# <groan> oh, somebody stop me....



## jill.costello (Aug 18, 2004)

:baby04: I am up watching an eBay auction for a certain saddle that I DO NOT NEED but cannot control myself because it is a $3400.00 saddle in mint condition and the bidding is only at $547.00.....ooooooooh, somebody smack me, puh-leeze! :smack:help:


----------



## Otter (Jan 15, 2008)

Back away from the computer.

Tell yourself it is only a bargain if you were ready to pay $3400 and _then_ found it cheaper. Otherwise it is only $547 (plus shipping!!!) out of your pocket that you can spend on other horsey stuff you need more then a bargain on something you weren't going to buy.

You can do this. Go rub oil on Tony-the-pony's new saddle. Deep breaths.


----------



## jill.costello (Aug 18, 2004)

bbu bbu buu buut it's a TOOWOOMBA Handmade Aussie saddle IN MY SIZE! <sniff, sniff>


----------



## time (Jan 30, 2011)

LOL. I can't help ya. I bought a Harley on e-bay once. A show bike. Bid on it thinking there was no way it would go for so cheap and the next morning........oops, I bought it.:thumb:


----------



## jill.costello (Aug 18, 2004)

I did it, I justified it! 10 mins left on the auction and I went over my "stock" of saddles available to sell to pay for the Aussie and I've got a Kieffer and 2 Passiers, mwaha ha ha ha!!


----------



## Otter (Jan 15, 2008)

A hand made Aussie saddle!?!?!
Go get it!!!


----------



## Otter (Jan 15, 2008)

It's a beautiful saddle


----------



## jill.costello (Aug 18, 2004)

I got it. :happy: It is a Toowoomba Super Campdrafter Poley, retails at $3200-$3400 depending on your stirrup and fender preference, etc.

It also has a Trevor James handmade overgirth :shocked:

Total comes to $610.00 shipping included....

Anyone wanna' buy a nice Kieffer Munchen Bavaria AT (17.0-17.5")

or a MINT condition Kieffer Munchen Grand Prix International (16"-16.5")

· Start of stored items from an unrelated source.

static inline bear_params params_eps(double eps) {
  bear_params prm;
  memset(&prm, 0, sizeof(prm));
  prm.eps = eps;
  return prm;
}
static inline bear_params params_net(double h_signed, double eps) {
  bear_params prm = params_eps(eps);
  prm.inv_h = 1.0 / exp(h_signed);
  return prm;
}
static inline bear_params params_ref(double h_signed, double tau_signed, double nu_signed, double eps) {
  bear_params prm = params_net(h_signed, eps);
  const double tau = exp(tau_signed), nw = exp(nu_signed);
  prm.E = exp(-tau);
  prm.tauE = tau * prm.E;
  prm.tau = tau;
  prm.V = 1.0 / (nw + 1.0);
  prm.nw = nw;
  return prm;
}

static inline int grid_capped(uint64_t work, uint64_t cap) {
  const uint64_t g = work < cap ? work : cap;
  return g < 1 ? 1 : (int)g;
}
static inline uint64_t ws_blocks(const bear_ws *ws, int per_cu) {
  const uint64_t g = (uint64_t)ws->num_cu * per_cu;
  return g > (uint64_t)ws->max_blocks ? (uint64_t)ws->max_blocks : g;
}
static inline int wide_grid(const bear_ws *ws, uint64_t n_rows, uint64_t tile, int per_cu) {
  return grid_capped((n_rows + tile - 1) / tile, ws_blocks(ws, per_cu));
}

static inline int grid_plan(const bear_ws *ws, uint64_t n_tiles) { return grid_capped(n_tiles, ws_blocks(ws, PLN_BLOCKS_PER_CU)); }

#define BEAR_KFN(...) reinterpret_cast<const void *>(__VA_ARGS__)
static inline int allow_dynamic_lds(std::initializer_list<const void *> kernels, size_t bytes) {
  for (const void *fn : kernels) HIP_TRY(hipFuncSetAttribute(fn, hipFuncAttributeMaxDynamicSharedMemorySize, (int)bytes));
  return BEAR_OK;
}

static inline bear_arrival ws_arrival(bear_ws *ws) {
  if (++ws->epoch == 0u) ws->epoch = 1u;
  return bear_arrival{ws->arrive, ws->epoch};
}

static inline bear_step_io ws_io(bear_ws *ws, const double *theta, int kind, double *out) {
  const bear_arrival a = ws_arrival(ws);
  bear_step_io io;
  io.theta = theta;
  io.kind = kind;
  io.epoch = a.epoch;
  io.out = out;
  io.arrive_word = a.word;
  return io;
}

static inline bool bear_deterministic() {
#ifdef BEAR_DET_BUILD
  return true;
#else
  const char *e = getenv("BEAR_AMD_DETERMINISTIC");
  return e && e[0] && e[0] != '0';
#endif
}

static const bear_apply_io NO_APPLY = {};

static inline bear_apply_io make_apply(double *theta, int n_theta, double *adam_m, double *adam_v, double *adam_t, double learning_rate,
                                       double scale, int train_ar, double *loss_buf, uint64_t loss_cap) {
  bear_apply_io A;
  A.theta = theta;
  A.m = adam_m;
  A.v = adam_v;
  A.t_state = adam_t;
  A.loss_buf = loss_buf;
  A.loss_cap = (unsigned long long)loss_cap;
  A.lr = learning_rate;
  A.scale = scale;
  A.n_theta = n_theta;
  A.train_ar = train_ar;
  return A;
}

static inline bool two_launch_step() {
  const char *e = getenv("BEAR_AMD_TWO_LAUNCH_STEP");
  return e && e[0] && e[0] != '0';
}
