#ifdef NIN_W2_TRACE
__device__ unsigned long long nin_w2_trace[4096 * 4];
#endif
template <bool APPLY>
__global__ __launch_bounds__(256, 2) void nin_gls_hex8w2_kernel(GridView g, const int32_t *__restrict__ nodes,
                                                                const int32_t *__restrict__ desc, int32_t count,
                                                                int add_neumann, double *__restrict__ out,
                                                                double *__restrict__ nws, int32_t *__restrict__ queue,
                                                                const double *__restrict__ u_cells, int32_t n_fields,
                                                                double *__restrict__ values) {
    __shared__ double lds_all[4][W2_WAVE_DOUBLES];
    const int lane = threadIdx.x & 63, wave = threadIdx.x >> 6;
    const int l = lane & 3, nd = lane >> 2;
    double *const L = lds_all[wave] + lane;
    double *const wbuf = lds_all[wave] + W2_SLOTS * 64;
    uint32_t *const row_p = reinterpret_cast<uint32_t *>(lds_all[wave] + W2_SLOTS * 64 + NPW * 8);
    uint32_t *const row_dsc = row_p + 64;
    uint32_t *const rows_n = reinterpret_cast<uint32_t *>(lds_all[wave] + 13 * 64);

    const int32_t n_groups = (count + NPW - 1) / NPW;
    int32_t wg_lo, wg_end;
    int32_t *q;
    if ((gridDim.x & 7) == 0) {
        const int32_t xcd = blockIdx.x & 7, per = (n_groups + 7) / 8;
        wg_lo = xcd * per;
        wg_end = (xcd + 1) * per < n_groups ? (xcd + 1) * per : n_groups;
        q = queue + kGlsQueueLine * xcd;
    } else {
        wg_lo = 0;
        wg_end = n_groups;
        q = queue;
    }
    int32_t ticket = 0;
    if (lane == 0) ticket = atomicAdd(q, 1);
    int32_t wg = wg_lo + __builtin_amdgcn_readfirstlane(ticket);
    if (lane == 0) ticket = atomicAdd(q, 1);
    int32_t wg_next = wg_lo + __builtin_amdgcn_readfirstlane(ticket);
    w2_stage_a(nodes, desc, wg, count, nd, l, row_p, row_dsc);
    w2_dma_wait();
    w2_stage_b(g, row_p[lane], rows_n);
    w2_dma_wait();
    w2_stage_c(g, rows_n[lane], rows_n[64 + lane], row_dsc[lane], rows_n);
#ifdef NIN_MF_STAMPS
#ifndef NIN_MF_STAMP_PASS
#define NIN_MF_STAMP_PASS 8
#endif
    unsigned long long stamps[8];
    int n_stamp = 0, pass_no = 0;
#define NIN_MF_STAMP() do { if (n_stamp < 8) { __builtin_amdgcn_sched_barrier(0); stamps[n_stamp++] = __builtin_amdgcn_s_memtime(); __builtin_amdgcn_s_waitcnt(0xC07F); __builtin_amdgcn_sched_barrier(0); } } while (0)
#else
#define NIN_MF_STAMP() do { } while (0)
#endif
#ifdef NIN_W2_TRACE
    const unsigned long long trace_t0 = __builtin_amdgcn_s_memrealtime();
    unsigned trace_passes = 0;
#endif
    while (wg < wg_end) {
        if (lane == 0) ticket = atomicAdd(q, 1);
#ifdef NIN_W2_TRACE
        ++trace_passes;
#endif
#ifdef NIN_MF_STAMPS
        n_stamp = 0;
#endif
        NIN_MF_STAMP();
        const bool valid = wg * NPW + nd < count;
        w2_dma_wait();
        const uint32_t p = row_p[lane], dsc = row_dsc[lane];
        const uint32_t eb = rows_n[lane], fb = rows_n[64 + lane];
        const bool is_neu = (g.flags[p] & 2) != 0;
        double xv[3];
#pragma unroll
        for (int k = 0; k < 3; ++k) xv[k] = __hiloint2double((int)rows_n[64 * (3 + 2 * k) + lane], (int)rows_n[64 * (2 + 2 * k) + lane]);
        uint32_t id[8];
#pragma unroll
        for (int k = 0; k < 8; ++k) id[k] = rows_n[64 * (8 + k) + lane];
        const uint32_t ce = id[0], co = id[1];

        double P[10][3], de[3], dod[3], nb0[3][3], sav[3][2][3];
        {
            double Ke[9];
#pragma unroll
            for (int k = 0; k < 9; ++k) Ke[k] = g.perm[9 * (size_t)ce + k];
            const double dme = g.diff_mag[ce];
#pragma unroll
            for (int t = 0; t < 3; ++t) {
                de[t] = g.centroids[3 * (size_t)ce + t] - xv[t];
                dod[t] = g.centroids[3 * (size_t)co + t] - xv[t];
                P[0][t] = de[t];
            }
#pragma unroll
            for (int i = 0; i < 3; ++i) {
                const uint32_t w = dsc >> (6 + 8 * i);
                const uint32_t cn = id[2 + i], f = id[5 + i];
                const double N0 = (double)g.face_normal[3 * (size_t)f + 0], N1 = (double)g.face_normal[3 * (size_t)f + 1],
                             N2 = (double)g.face_normal[3 * (size_t)f + 2];
                const double T0 = xv[0] - g.face_center[3 * (size_t)f + 0], T1 = xv[1] - g.face_center[3 * (size_t)f + 1],
                             T2 = xv[2] - g.face_center[3 * (size_t)f + 2];
                const double U0 = N1 * T2 - N2 * T1, U1 = N2 * T0 - N0 * T2, U2 = N0 * T1 - N1 * T0;
                const double dmn = g.diff_mag[cn];
                double eta = 0.0;
                eta = dme > eta ? dme : eta;
                eta = dmn > eta ? dmn : eta;
                const double tj = face_tau_sq(U0 * U0 + U1 * U1 + U2 * U2, eta);
                const bool side_a = ((w >> 7) & 1) != 0;
                const double sg = side_a ? -1.0 : 1.0;
                const double *Kn = g.perm + 9 * (size_t)cn;
#pragma unroll
                for (int t = 0; t < 3; ++t) {
                    P[1 + 3 * i][t] = sg * (Ke[t * 3 + 0] * N0 + Ke[t * 3 + 1] * N1 + Ke[t * 3 + 2] * N2);
                    nb0[i][t] = -sg * (Kn[t * 3 + 0] * N0 + Kn[t * 3 + 1] * N1 + Kn[t * 3 + 2] * N2);
                }
                sav[i][0][0] = sg * T0; sav[i][0][1] = sg * T1; sav[i][0][2] = sg * T2;
                sav[i][1][0] = sg * (tj * U0); sav[i][1][1] = sg * (tj * U1); sav[i][1][2] = sg * (tj * U2);
#pragma unroll
                for (int t = 0; t < 3; ++t) { P[2 + 3 * i][t] = sav[i][0][t]; P[3 + 3 * i][t] = sav[i][1][t]; }
            }
        }
        NIN_MF_STAMP();
        w2_stage_a(nodes, desc, wg_next, count, nd, l, row_p, row_dsc);
        double C[NR][NC];
        double u[9], se, F1[7][2], F2[7][3];
        {
            double g3[3], z[3];
            front_panel(P, de, g3, z);
            pin(z[0]); pin(z[1]); pin(z[2]);
            double cc[3];
            cc[0] = P[1][1] * P[1][0];
            cc[1] = P[2][2] * P[2][0];
            cc[2] = P[2][2] * P[2][1];
#pragma unroll
            for (int r = 2; r < 10; ++r) cc[0] = fma(P[r][1], P[r][0], cc[0]);
#pragma unroll
            for (int r = 3; r < 10; ++r) { cc[1] = fma(P[r][2], P[r][0], cc[1]); cc[2] = fma(P[r][2], P[r][1], cc[2]); }
            {
                const double none[3] = {0.0, 0.0, 0.0};
                double fill[7];
                w2_column<-1>(P, g3, cc, z, none, se, fill);
                pin(se);
#pragma unroll
                for (int r = 0; r < 7; ++r) L[64 * r] = fill[r];
            }
            __builtin_amdgcn_sched_barrier(0);
#pragma unroll
            for (int t = 0; t < 3; ++t) {
                const double b[3] = {nb0[0][t], -sav[0][0][t], -sav[0][1][t]};
                double fill[7];
                w2_column<1>(P, g3, cc, z, b, u[t], fill);
                pin(u[t]);
#pragma unroll
                for (int r = 0; r < 7; ++r) L[64 * (7 + 7 * t + r)] = fill[r];
                NIN_W2_COLUMN_FENCE();
            }
            __builtin_amdgcn_sched_barrier(0);
#pragma unroll
            for (int t = 0; t < 3; ++t) {
                const double b[3] = {nb0[1][t], -sav[1][0][t], -sav[1][1][t]};
                double fill[7];
                w2_column<4>(P, g3, cc, z, b, u[3 + t], fill);
                pin(u[3 + t]);
                if (t == 0) {
#pragma unroll
                    for (int r = 0; r < 7; ++r) L[64 * (28 + r)] = fill[r];
                } else {
#pragma unroll
                    for (int r = 0; r < 7; ++r) F1[r][t - 1] = fill[r];
                }
                NIN_W2_COLUMN_FENCE();
            }
            __builtin_amdgcn_sched_barrier(0);
#pragma unroll
            for (int t = 0; t < 3; ++t) {
                const double b[3] = {nb0[2][t], -sav[2][0][t], -sav[2][1][t]};
                double fill[7];
                w2_column<7>(P, g3, cc, z, b, u[6 + t], fill);
                pin(u[6 + t]);
#pragma unroll
                for (int r = 0; r < 7; ++r) F2[r][t] = fill[r];
                NIN_W2_COLUMN_FENCE();
            }
            __builtin_amdgcn_sched_barrier(0);
        }
        NIN_MF_STAMP();
        {
            const bool lt3 = l < 3, lt2 = l < 2, eq0 = l == 0, ge2 = l >= 2, ge1 = l >= 1, eq3 = l == 3;
#pragma unroll
            for (int t = 0; t < 3; ++t) {
#pragma unroll
                for (int r = 0; r < 7; ++r) {
                    const double f1 = (t == 0) ? L[64 * (28 + r)] : F1[r][t == 0 ? 0 : t - 1];
                    const double f0 = L[64 * (7 + 7 * t + r)];
                    C[r][6 + t] = eq0 ? F2[r][t] : (ge2 ? f1 : 0.0);
                    C[r][9 + t] = ge1 ? F2[r][t] : 0.0;
                    C[r][3 + t] = lt2 ? f1 : (eq3 ? f0 : 0.0);
                    C[r][t] = lt3 ? f0 : 0.0;
                }
            }
#pragma unroll
            for (int r = 0; r < 7; ++r) C[r][12] = L[64 * r];
        }
        __builtin_amdgcn_sched_barrier(0);
#pragma unroll
        for (int j = 0; j < 9; ++j) L[64 * j] = u[j];
        L[64 * 9] = se;
#pragma unroll
        for (int s = 0; s < 4; ++s) {
#pragma unroll
            for (int t = 0; t < 3; ++t) C[7][3 * s + t] = (l == s) ? dod[t] : 0.0;
        }
        C[7][12] = 1.0;
        __builtin_amdgcn_sched_barrier(0);

        double rinvq[3] = {0.0, 0.0, 0.0};
        NIN_MF_STAMP();
        w2_dma_wait();
        w2_stage_b(g, row_p[lane], rows_n);
        __builtin_amdgcn_sched_barrier(0);
        P2LeanLoop<0, 6>::run(C, rinvq, l);
        NIN_MF_STAMP();
        __builtin_amdgcn_sched_barrier(0);
        w2_dma_wait();
        w2_stage_c(g, rows_n[lane], rows_n[64 + lane], row_dsc[lane], rows_n);
        __builtin_amdgcn_sched_barrier(0);
        P2LeanLoop<6, 12>::run(C, rinvq, l);
        NIN_MF_STAMP();
        double y[12], t3[3] = {C[0][12], C[1][12], C[2][12]};
        BackLoop<11>::run(C, rinvq, t3, y, l);
        NIN_MF_STAMP();
        double tail = 0.0;
#pragma unroll
        for (int r = 3; r < NR; ++r) tail = fma(C[r][12], C[r][12], tail);
        const double rr = quad_sum(tail);

        double re = 1.0 - L[64 * 9];
#pragma unroll
        for (int i = 0; i < 3; ++i) {
            const bool low = i < 3 - l;
#pragma unroll
            for (int t = 0; t < 3; ++t) re = fma(L[64 * (3 * i + t)], low ? y[3 * i + t] : y[3 * i + 3 + t], re);
        }
        double dots[4];
#pragma unroll
        for (int s = 0; s < 4; ++s) dots[s] = fma(dod[2], y[3 * s + 2], fma(dod[1], y[3 * s + 1], dod[0] * y[3 * s]));
        const double dsel = (l == 0) ? dots[0] : (l == 1) ? dots[1] : (l == 2) ? dots[2] : dots[3];
        const double ro = 1.0 - dsel;
        const double rri = fast_rcp(rr);
        double we = re * rri, wo = ro * rri;
        const bool ok = rr > 0.0;
        we = (ok && __builtin_isfinite(we)) ? we : 0.0;
        wo = (ok && __builtin_isfinite(wo)) ? wo : 0.0;

        wbuf[nd * 8 + (dsc & 7)] = we;
        wbuf[nd * 8 + ((dsc >> 3) & 7)] = wo;
        wave_lds_sync();
        const double nwv = is_neu ? wbuf[nd * 8 + 7] : 0.0;
        const double addv = add_neumann ? nwv : 0.0;
        const double o0 = wbuf[nd * 8 + 2 * l] + addv, o1 = wbuf[nd * 8 + 2 * l + 1] + addv;
        if (APPLY) {
            const size_t c0 = (size_t)g.esup[eb + 2 * l], c1 = (size_t)g.esup[eb + 2 * l + 1];
            for (int32_t f = 0; f < n_fields; ++f) {
                const double *uf = u_cells + (size_t)f * (size_t)g.n_elems;
                const double yv = quad_sum(fma(o1, uf[c1], o0 * uf[c0]));
                if (valid && l == 0) values[(size_t)f * (size_t)g.n_points + p] = yv;
            }
            if (valid && l == 0) nws[p] = nwv;
        } else if (valid) {
            out[eb + 2 * l] = o0;
            out[eb + 2 * l + 1] = o1;
            if (l == 0) nws[p] = nwv;
        }
        wave_lds_sync();
        NIN_MF_STAMP();
#ifdef NIN_MF_STAMPS
        if (blockIdx.x == 0 && threadIdx.x == 0 && ++pass_no == NIN_MF_STAMP_PASS)
            for (int i = 0; i < 8; ++i) nws[nodes[i]] = (double)(stamps[i] - stamps[0]);
#endif
        wg = wg_next;
        wg_next = wg_lo + __builtin_amdgcn_readfirstlane(ticket);
    }
    w2_dma_wait();
#ifdef NIN_W2_TRACE
    if (lane == 0 && blockIdx.x < 1024) {
        unsigned long long *t = nin_w2_trace + 4 * ((size_t)blockIdx.x * 4 + wave);
        t[0] = trace_t0;
        t[1] = __builtin_amdgcn_s_memrealtime();
        t[2] = __builtin_amdgcn_s_getreg((4 << 0) | (0 << 6) | (31 << 11));
        t[3] = trace_passes;
    }
#endif
}

__global__ void k_hex8_desc(GridView g, const int32_t *__restrict__ nodes, int32_t count, int32_t *__restrict__ desc) {
    const int64_t i = (int64_t)blockIdx.x * blockDim.x + threadIdx.x;
    if (i >= count) return;
    int32_t d[4] = {0, 0, 0, 0};
    (void)hex8_descriptor(g, nodes ? nodes[i] : (int32_t)i, d);
#pragma unroll
    for (int l = 0; l < 4; ++l) desc[4 * i + l] = d[l];
}

}

int launch_hex8_desc(const GridView &g, const int32_t *nodes, int32_t count, int32_t *desc, hipStream_t stream) {
    if (count <= 0) return 0;
    hipLaunchKernelGGL(k_hex8_desc, dim3((unsigned)((count + 255) / 256)), dim3(256), 0, stream, g, nodes, count, desc);
    return hipGetLastError() == hipSuccess ? 0 : -3;
}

or a Passier PS Baum (16.5").....


----------



## bergere (May 11, 2002)

Wow, very lucky you Jill!! Very glad you got it!!


----------



## jill.costello (Aug 18, 2004)

oooooh, it's sooooo pretty! I may hate myself in the morning, but I'm gonna' love you tonight....[she croons to the pictures on her computer screen...]


----------



## Cheribelle (Jul 23, 2007)

I know "Nothing" about them, but it looks pretty nice to me.


----------



## southerngurl (May 11, 2003)

Wow nice! Congrats. Selling something else is always a good justification.


----------



## Cashs Cowgirl (Jan 26, 2006)

I love it Jill! I have an aussie too and won't ever ride in anything else now especially with my knees. It's an awesome saddle. So comfy.


----------



## RideBarefoot (Jun 29, 2008)

hmmm, what tree width is on the Kieffer Munchen Bavaria? Pics and price tag?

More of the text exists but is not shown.